▶ **YOUR GOAL**
Check every line of the data below for "bool". Copy each one that has it.

▶ **DATA TO USE**
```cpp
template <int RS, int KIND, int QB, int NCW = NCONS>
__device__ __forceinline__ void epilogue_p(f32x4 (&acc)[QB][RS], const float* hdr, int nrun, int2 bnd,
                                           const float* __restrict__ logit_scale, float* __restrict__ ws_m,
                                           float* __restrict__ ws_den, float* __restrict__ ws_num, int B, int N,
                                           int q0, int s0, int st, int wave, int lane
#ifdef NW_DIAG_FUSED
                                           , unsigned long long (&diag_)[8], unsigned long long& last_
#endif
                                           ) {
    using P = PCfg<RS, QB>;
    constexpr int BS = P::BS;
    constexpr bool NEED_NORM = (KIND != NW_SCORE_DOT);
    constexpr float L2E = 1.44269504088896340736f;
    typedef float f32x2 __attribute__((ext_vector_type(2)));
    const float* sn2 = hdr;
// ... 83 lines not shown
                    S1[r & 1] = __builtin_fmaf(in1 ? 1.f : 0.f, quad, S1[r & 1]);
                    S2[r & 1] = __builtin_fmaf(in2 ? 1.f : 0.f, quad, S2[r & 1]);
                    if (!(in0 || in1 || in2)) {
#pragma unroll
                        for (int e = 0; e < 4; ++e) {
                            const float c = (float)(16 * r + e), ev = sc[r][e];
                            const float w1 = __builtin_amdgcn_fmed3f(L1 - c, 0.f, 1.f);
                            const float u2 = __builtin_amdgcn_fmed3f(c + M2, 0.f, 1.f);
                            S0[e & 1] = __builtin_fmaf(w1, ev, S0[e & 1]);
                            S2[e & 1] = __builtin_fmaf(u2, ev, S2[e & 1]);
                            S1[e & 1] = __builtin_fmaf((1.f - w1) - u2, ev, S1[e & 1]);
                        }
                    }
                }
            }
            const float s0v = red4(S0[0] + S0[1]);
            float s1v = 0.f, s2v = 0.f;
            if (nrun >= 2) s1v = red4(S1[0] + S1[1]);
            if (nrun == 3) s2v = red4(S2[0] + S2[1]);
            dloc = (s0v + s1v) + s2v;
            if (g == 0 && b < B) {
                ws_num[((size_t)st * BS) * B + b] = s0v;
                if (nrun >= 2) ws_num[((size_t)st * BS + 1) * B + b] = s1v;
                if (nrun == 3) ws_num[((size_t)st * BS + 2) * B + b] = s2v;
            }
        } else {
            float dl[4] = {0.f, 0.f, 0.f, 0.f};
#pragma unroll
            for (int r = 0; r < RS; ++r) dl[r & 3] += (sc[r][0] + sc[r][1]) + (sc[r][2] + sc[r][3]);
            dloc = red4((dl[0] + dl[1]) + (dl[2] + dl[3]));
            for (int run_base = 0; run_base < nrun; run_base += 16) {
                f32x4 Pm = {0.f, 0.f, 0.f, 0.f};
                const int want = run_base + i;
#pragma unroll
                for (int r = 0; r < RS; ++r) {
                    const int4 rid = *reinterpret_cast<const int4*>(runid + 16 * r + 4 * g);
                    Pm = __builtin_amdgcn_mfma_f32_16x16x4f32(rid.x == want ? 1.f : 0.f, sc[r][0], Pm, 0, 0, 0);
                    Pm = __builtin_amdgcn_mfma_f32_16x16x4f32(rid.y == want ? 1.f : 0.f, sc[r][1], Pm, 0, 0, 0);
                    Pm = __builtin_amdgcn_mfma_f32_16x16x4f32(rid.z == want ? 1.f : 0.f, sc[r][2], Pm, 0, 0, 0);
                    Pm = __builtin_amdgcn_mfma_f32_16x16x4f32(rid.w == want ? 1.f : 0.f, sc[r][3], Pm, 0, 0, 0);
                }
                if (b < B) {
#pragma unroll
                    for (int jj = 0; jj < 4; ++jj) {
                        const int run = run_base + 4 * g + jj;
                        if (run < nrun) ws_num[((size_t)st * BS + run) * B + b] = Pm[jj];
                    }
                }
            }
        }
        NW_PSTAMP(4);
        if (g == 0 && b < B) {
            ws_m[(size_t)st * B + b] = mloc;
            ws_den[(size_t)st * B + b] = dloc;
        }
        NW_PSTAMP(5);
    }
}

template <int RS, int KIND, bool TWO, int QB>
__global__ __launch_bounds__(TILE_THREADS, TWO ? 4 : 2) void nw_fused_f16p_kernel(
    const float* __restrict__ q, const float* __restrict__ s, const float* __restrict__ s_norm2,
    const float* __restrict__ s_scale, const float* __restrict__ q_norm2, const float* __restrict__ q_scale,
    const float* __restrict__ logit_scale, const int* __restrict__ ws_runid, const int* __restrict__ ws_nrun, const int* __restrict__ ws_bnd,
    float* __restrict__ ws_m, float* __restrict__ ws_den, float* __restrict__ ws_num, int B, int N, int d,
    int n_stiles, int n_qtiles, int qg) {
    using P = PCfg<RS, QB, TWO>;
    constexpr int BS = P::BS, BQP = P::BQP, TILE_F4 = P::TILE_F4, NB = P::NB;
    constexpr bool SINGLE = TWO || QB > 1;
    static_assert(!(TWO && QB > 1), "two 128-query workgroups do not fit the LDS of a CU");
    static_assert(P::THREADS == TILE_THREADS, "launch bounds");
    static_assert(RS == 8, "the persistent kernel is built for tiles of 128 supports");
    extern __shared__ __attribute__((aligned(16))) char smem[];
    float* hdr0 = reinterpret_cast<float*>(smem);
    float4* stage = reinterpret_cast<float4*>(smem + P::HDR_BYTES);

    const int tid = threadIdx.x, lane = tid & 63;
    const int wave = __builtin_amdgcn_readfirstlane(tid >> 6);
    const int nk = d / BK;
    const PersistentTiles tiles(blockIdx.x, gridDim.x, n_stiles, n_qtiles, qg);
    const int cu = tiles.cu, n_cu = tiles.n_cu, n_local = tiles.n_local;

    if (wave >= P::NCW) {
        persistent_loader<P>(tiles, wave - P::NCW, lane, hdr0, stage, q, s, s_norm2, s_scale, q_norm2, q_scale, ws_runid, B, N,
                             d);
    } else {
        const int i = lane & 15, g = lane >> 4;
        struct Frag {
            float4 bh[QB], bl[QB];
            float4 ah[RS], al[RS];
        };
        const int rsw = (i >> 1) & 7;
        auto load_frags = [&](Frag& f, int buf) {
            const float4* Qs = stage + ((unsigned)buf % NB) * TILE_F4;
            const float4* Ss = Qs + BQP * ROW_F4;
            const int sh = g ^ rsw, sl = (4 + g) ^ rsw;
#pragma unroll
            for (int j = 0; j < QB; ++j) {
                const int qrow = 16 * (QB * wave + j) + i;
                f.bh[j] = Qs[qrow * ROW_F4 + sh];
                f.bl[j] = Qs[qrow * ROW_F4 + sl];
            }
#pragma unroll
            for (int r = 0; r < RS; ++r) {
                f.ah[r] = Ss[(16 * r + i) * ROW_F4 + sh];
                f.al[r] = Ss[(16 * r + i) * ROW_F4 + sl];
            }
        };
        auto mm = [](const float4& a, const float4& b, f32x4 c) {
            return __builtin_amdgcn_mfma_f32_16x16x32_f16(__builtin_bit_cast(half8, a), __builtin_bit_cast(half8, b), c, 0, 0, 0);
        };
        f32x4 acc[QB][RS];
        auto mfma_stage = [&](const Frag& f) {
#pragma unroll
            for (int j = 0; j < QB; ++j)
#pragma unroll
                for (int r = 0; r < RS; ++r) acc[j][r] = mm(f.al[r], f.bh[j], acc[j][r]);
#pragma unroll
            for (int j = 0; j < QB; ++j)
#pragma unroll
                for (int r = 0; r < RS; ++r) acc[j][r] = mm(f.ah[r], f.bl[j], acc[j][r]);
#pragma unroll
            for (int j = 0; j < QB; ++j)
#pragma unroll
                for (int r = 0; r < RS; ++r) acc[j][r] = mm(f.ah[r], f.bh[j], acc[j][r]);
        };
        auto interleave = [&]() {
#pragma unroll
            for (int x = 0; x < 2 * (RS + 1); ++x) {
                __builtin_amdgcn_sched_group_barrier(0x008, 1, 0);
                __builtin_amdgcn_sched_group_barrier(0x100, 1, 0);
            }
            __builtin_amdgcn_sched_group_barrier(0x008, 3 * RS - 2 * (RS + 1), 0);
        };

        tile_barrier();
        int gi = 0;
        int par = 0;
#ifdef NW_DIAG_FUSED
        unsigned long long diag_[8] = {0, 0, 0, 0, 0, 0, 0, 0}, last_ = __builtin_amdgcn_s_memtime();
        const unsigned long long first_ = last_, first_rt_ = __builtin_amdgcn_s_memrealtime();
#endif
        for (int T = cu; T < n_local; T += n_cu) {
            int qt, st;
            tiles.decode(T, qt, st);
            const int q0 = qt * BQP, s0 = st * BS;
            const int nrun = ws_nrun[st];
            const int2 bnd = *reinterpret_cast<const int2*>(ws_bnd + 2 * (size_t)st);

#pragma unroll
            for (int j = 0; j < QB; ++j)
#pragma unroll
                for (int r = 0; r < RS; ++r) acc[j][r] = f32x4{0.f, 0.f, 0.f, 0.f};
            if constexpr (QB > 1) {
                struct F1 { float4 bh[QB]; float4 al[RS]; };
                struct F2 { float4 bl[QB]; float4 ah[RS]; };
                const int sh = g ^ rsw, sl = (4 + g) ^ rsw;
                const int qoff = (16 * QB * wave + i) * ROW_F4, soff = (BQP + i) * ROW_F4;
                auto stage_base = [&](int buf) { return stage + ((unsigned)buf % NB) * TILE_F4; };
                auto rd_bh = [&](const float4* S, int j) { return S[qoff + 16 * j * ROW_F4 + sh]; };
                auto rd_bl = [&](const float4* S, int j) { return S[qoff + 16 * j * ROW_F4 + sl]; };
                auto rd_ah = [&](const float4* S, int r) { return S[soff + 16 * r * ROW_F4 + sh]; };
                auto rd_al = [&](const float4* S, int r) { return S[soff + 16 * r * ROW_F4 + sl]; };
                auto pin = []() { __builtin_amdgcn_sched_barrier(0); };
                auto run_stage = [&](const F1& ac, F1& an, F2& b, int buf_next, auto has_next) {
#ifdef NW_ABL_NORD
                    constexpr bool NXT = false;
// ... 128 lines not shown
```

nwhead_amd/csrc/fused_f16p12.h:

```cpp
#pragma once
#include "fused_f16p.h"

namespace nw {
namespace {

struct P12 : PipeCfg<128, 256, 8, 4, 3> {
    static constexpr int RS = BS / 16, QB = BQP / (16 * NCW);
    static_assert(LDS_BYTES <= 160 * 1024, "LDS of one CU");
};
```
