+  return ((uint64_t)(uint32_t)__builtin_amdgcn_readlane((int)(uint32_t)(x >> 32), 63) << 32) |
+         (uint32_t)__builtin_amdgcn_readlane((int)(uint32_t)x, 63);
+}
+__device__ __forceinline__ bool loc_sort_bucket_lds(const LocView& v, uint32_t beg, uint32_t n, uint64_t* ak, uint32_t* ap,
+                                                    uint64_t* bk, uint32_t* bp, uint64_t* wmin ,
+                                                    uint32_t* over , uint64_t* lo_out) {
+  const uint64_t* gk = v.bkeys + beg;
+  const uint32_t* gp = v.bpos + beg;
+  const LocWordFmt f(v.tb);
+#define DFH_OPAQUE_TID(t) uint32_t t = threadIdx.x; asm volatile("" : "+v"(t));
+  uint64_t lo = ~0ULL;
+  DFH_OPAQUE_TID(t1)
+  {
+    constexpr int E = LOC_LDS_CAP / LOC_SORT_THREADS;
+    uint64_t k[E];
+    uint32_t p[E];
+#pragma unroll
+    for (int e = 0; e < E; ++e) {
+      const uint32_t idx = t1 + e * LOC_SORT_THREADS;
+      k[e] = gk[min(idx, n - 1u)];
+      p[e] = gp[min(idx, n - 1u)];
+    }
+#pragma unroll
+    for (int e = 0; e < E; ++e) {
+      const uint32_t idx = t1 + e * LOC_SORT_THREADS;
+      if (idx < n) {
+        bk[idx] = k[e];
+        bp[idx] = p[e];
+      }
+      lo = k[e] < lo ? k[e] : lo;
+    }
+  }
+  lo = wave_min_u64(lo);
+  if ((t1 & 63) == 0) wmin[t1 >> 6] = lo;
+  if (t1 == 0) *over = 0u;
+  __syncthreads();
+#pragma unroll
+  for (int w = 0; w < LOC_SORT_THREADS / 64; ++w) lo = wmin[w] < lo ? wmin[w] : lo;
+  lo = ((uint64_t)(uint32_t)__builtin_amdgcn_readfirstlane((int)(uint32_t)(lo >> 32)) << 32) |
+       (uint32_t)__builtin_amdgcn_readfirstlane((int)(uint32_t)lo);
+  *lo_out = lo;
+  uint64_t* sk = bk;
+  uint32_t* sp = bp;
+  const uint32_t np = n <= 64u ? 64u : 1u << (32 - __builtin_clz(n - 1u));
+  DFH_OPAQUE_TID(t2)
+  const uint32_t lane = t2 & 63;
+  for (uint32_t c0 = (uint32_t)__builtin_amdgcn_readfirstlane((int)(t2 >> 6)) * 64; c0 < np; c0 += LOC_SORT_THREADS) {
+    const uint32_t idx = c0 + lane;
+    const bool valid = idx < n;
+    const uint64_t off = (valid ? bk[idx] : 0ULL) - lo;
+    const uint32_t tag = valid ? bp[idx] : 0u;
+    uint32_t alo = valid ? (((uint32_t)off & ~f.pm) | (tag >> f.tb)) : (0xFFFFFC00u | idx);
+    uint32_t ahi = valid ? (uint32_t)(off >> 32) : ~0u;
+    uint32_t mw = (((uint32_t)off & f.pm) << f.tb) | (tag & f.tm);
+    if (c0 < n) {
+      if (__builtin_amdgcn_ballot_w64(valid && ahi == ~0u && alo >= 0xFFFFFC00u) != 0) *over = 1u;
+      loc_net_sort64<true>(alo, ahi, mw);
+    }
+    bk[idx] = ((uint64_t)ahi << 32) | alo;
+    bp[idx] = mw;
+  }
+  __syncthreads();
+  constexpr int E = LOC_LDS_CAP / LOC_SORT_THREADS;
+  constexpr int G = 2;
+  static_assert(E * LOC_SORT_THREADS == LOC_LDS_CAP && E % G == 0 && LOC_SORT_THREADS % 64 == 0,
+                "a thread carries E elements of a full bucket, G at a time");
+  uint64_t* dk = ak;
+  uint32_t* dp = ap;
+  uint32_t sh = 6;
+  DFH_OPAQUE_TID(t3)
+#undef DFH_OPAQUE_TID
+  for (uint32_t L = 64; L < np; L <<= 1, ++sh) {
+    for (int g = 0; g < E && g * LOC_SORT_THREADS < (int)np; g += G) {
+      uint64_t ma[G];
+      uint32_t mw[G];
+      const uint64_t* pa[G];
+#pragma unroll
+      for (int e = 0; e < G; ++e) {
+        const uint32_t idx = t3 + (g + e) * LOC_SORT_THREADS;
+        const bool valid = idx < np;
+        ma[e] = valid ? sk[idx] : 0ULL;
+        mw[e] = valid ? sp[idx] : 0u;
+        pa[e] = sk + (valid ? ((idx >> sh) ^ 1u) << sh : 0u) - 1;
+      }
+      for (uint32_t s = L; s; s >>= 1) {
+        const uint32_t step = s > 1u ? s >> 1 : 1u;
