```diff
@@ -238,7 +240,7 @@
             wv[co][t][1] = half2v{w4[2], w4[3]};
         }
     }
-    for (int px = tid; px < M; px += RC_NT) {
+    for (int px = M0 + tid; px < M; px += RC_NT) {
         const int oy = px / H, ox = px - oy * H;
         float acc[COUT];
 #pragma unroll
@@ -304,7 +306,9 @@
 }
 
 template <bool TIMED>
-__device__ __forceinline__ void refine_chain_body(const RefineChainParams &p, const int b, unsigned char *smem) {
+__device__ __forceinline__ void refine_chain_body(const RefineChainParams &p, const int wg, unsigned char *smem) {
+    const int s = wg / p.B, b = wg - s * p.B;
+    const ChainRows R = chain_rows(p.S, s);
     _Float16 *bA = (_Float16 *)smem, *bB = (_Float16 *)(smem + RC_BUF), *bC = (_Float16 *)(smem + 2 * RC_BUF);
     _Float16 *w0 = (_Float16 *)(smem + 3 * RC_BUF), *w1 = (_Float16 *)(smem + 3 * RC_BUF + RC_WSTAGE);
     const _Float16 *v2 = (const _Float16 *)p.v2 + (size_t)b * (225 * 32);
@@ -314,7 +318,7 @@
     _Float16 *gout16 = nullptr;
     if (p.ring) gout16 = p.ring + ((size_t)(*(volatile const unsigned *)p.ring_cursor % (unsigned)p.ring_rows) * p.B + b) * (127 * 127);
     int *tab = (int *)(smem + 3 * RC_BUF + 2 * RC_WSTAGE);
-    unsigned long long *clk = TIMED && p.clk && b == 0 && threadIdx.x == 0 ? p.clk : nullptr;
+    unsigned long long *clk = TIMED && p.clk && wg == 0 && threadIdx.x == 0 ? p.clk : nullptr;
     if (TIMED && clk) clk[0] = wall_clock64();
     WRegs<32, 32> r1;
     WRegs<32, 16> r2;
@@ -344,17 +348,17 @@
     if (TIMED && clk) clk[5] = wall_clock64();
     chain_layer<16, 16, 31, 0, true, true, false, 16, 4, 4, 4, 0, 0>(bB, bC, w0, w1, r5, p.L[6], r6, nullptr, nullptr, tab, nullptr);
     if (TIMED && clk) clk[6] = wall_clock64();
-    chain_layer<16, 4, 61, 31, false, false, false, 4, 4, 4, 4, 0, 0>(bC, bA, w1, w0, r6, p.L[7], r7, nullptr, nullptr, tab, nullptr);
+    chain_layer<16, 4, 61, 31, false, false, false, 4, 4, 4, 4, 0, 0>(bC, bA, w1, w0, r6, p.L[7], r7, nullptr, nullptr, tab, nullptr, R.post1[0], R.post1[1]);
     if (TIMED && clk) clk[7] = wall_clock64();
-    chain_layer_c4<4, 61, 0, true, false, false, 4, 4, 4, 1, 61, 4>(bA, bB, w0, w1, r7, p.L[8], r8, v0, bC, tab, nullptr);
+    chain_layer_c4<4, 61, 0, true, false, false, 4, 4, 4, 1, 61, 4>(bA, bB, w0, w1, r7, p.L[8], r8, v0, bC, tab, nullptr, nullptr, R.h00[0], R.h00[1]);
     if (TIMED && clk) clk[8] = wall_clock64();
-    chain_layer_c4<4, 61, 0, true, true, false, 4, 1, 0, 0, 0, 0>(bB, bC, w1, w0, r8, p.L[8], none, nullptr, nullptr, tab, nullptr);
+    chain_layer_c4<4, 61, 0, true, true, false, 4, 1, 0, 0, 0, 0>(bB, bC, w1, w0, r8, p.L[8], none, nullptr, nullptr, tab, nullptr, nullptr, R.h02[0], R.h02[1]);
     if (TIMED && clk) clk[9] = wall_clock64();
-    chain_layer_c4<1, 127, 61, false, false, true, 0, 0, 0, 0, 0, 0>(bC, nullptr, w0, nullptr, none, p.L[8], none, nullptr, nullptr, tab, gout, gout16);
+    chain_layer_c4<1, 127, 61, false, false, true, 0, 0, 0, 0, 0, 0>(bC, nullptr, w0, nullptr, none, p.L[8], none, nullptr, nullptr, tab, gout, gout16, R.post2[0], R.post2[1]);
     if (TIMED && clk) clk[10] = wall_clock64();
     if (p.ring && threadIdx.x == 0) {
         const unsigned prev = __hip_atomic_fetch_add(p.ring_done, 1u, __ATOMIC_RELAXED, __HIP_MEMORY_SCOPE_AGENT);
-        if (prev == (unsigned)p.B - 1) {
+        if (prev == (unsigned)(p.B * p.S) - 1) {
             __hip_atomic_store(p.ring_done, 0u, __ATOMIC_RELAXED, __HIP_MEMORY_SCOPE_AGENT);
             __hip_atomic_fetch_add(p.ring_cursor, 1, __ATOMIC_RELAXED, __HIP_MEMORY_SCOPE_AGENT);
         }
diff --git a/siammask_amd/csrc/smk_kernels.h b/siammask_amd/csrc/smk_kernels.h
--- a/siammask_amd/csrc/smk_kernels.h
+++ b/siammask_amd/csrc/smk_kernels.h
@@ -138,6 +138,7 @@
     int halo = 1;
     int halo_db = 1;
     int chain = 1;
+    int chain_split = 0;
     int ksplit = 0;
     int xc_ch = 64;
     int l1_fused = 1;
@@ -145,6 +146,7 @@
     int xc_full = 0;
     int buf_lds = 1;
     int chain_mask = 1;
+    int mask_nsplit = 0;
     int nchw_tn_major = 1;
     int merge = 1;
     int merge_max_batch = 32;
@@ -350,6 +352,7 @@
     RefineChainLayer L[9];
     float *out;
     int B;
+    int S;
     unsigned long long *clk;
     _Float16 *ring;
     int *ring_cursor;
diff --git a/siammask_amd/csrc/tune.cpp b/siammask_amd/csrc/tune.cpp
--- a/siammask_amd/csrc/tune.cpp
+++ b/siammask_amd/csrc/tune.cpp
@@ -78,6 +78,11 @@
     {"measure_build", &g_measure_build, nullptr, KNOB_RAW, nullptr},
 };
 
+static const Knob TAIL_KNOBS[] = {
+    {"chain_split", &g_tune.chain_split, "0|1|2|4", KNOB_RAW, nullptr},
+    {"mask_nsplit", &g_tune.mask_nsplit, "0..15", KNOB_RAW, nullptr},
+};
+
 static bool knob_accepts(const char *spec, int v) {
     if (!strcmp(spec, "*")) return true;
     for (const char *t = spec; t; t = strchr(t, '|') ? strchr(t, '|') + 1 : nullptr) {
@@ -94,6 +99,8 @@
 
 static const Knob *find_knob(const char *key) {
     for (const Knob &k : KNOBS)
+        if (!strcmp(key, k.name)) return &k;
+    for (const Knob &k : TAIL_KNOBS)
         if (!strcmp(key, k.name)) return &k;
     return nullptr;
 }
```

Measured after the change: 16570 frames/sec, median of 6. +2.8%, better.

▶ **TASK OUTPUT**
    constexpr bool NEED_NORM = (KIND != NW_SCORE_DOT);
template <int RS, int KIND, bool TWO, int QB>
    constexpr bool SINGLE = TWO || QB > 1;
                    constexpr bool NXT = false;
+__device__ __forceinline__ bool loc_sort_bucket_lds(const LocView& v, uint32_t beg, uint32_t n, uint64_t* ak, uint32_t* ap,
+    const bool valid = idx < n;
+        const bool valid = idx < np;
 template <bool TIMED>
 static bool knob_accepts(const char *spec, int v) {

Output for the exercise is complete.